# Inscription au programme developer



## Barti (30 Juillet 2010)

Bonjour,
J'ai voulu télécharger XCode parce que j'avais vu que ce logiciel était gratuit et que je voulais m'essayer à l'objective-c. Je suis donc allé sur le site d'Apple pour télécharger le tout et je me suis retrouvé inscrit au programme developer. Le problème, c'est qu'il me semblait que c'était payant, et je voulais m'arrêter à la moindre demande de paiement. Or, il n'y en a pas eu, mais j'ai dû me connecter avec mon compte Apple sur lequel est lié une carte bancaire.
Donc je voulais poser une question à tous ceux qui ont téléchargé XCode, ont ils été prélevés d'une quelconque somme ou le paiement ne se fait que lorsque l'on soumet une application sur l'appstore ?

Merci à tous pour vos futures réponses.


----------



## tatouille (30 Juillet 2010)

Barti a dit:


> Bonjour,
> J'ai voulu télécharger XCode parce que j'avais vu que ce logiciel était gratuit et que je voulais m'essayer à l'objective-c. Je suis donc allé sur le site d'Apple pour télécharger le tout et je me suis retrouvé inscrit au programme developer. Le problème, c'est qu'il me semblait que c'était payant, et je voulais m'arrêter à la moindre demande de paiement. Or, il n'y en a pas eu, mais j'ai dû me connecter avec mon compte Apple sur lequel est lié une carte bancaire.
> Donc je voulais poser une question à tous ceux qui ont téléchargé XCode, ont ils été prélevés d'une quelconque somme ou le paiement ne se fait que lorsque l'on soumet une application sur l'appstore ?
> 
> Merci à tous pour vos futures réponses.

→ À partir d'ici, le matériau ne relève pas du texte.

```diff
@@ -407,13 +413,17 @@
     nn_ld = t.n_nodes[g];
     ne_ld = t.n_edges[g];
     const bool shared = !IS_ROOT && ROLE == 0 && kind == kLeafShared;
-    value_ld = shared ? 0.f : values[g];
+    const float value_any = values[g];
+    value_ld = shared ? 0.f : value_any;
     const bool indexed = !IS_ROOT && ROLE != 2 && t.pos_index != nullptr;
-    PosWindow pw{0, kWave, 0u};
-    if (indexed) pw = pos_window(t, g, leaf_packed, nn_ld, lane);
+    const bool hinted = indexed && t.sel_slot;
+    const int src_ld = hinted ? t.leaf_src[g] : 0;
+    int ins_slot = -1;
+    if (indexed && !hinted) ins_slot = pos_slot(t, pos_window(t, g, leaf_packed, nn_ld, lane));
+    if (hinted) ins_slot = src_ld;
     int src_begin = 0;
     if (shared) {
-        const int src = t.leaf_src[g];
+        const int src = hinted ? src_ld : t.leaf_src[g];
         value_ld = t.node_value[(size_t)g * t.node_cap + src];
         src_begin = nodes[src].edge_begin;
     }
@@ -583,8 +593,8 @@
                         nodes[node_id].state = leaf_packed;
                         nodes[node_id].parent = leaf_parent;
                         if (t.node_value != nullptr) t.node_value[(size_t)g * t.node_cap + node_id] = value_ld;
-                        if (indexed && !shared && pw.first_empty < kWave)
-                            t.pos_index[(size_t)g * t.pos_slots + ((pw.base + (uint32_t)pw.first_empty) & ((uint32_t)t.pos_slots - 1u))] = node_id;
+                        if (indexed && !shared && ins_slot >= 0)
+                            t.pos_index[(size_t)g * t.pos_slots + ins_slot] = node_id;
                     }
                     nodes[node_id].edge_begin = e0;
                     nodes[node_id].nedges = n;
@@ -692,9 +702,10 @@
     t.pos_slots = pos ? (int)d->pos_slots : 0;
     t.share_count = d->share_count;
     { const char* e = getenv("LZ_TREE_SHARE"); t.share = pos && !tr && !(e && e[0] == '0') ? 1 : 0; }
+    t.sel_slot = 0;
     return t;
 }
-inline Tree no_share(Tree t) { t.share = 0; return t; }
+inline Tree no_share(Tree t) { t.share = 0; t.sel_slot = 0; return t; }
 bool tree_ok(const LzTreeDesc* d) {
     return d && d->num_games >= 0 && d->node_cap >= 2 && d->path_cap >= 3 &&
            d->edge_chunk >= 128 && (d->edge_chunk & (d->edge_chunk - 1)) == 0 && d->chunk_cap >= 1 &&
```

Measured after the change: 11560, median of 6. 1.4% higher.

si tu veux l'apple store ce n'est pas la meme sdk, voir site iphone,
non tu n'es pas chargé, je ne sais pas pourquoi tu as un compte avec carte banquaire si non iphone developer

apres il y a des packages, je suis premium sans debourser un sous, vieux privilege toujours actif, si tu veux serieusement vendre du logiciel sur platform mac serieusement tu as besoin d'un compte professionel.


----------



## Barti (31 Juillet 2010)

Non, mais pour l'instant, je ne connais pas vraiment l'objective-c, j'ai pris un bouquin pour apprendre et je compte m'y mettre, si un jour je sors un logiciel, bien sûr que je prendrais un compte professionnel.
J'ai une carte liée à mon compte parce que je fais des achats sur l'iTunes Store. Comme pour accéder à l'espace développeur il suffit d'utiliser les même identifiants, je me disais que c'était possible, ça m'étonnait d'Apple de ne pas avoir envoyé de reçu de paiement mais bon... Je voulais être sûr et maintenant, je suis soulagé 
Merci !


----------



## Rez2a (31 Juillet 2010)

À tout hasard, Xcode est disponible sur le DVD de Mac OS X livré avec ton ordi.


----------



## Barti (1 Août 2010)

J'ai pourtant utilisé ce DVD et installé les logiciels présents sur celui-ci, sans trouver XCode...


----------



## Bladrak (1 Août 2010)

T'auras pas de soucis, ce sont des comptes indépendants.


----------



## ntx (1 Août 2010)

Barti a dit:


> J'ai pourtant utilisé ce DVD et installé les logiciels présents sur celui-ci, sans trouver XCode...


Et pourtant il s'y trouve :rateau: Mais sur le site développeur tu auras la dernière version.


----------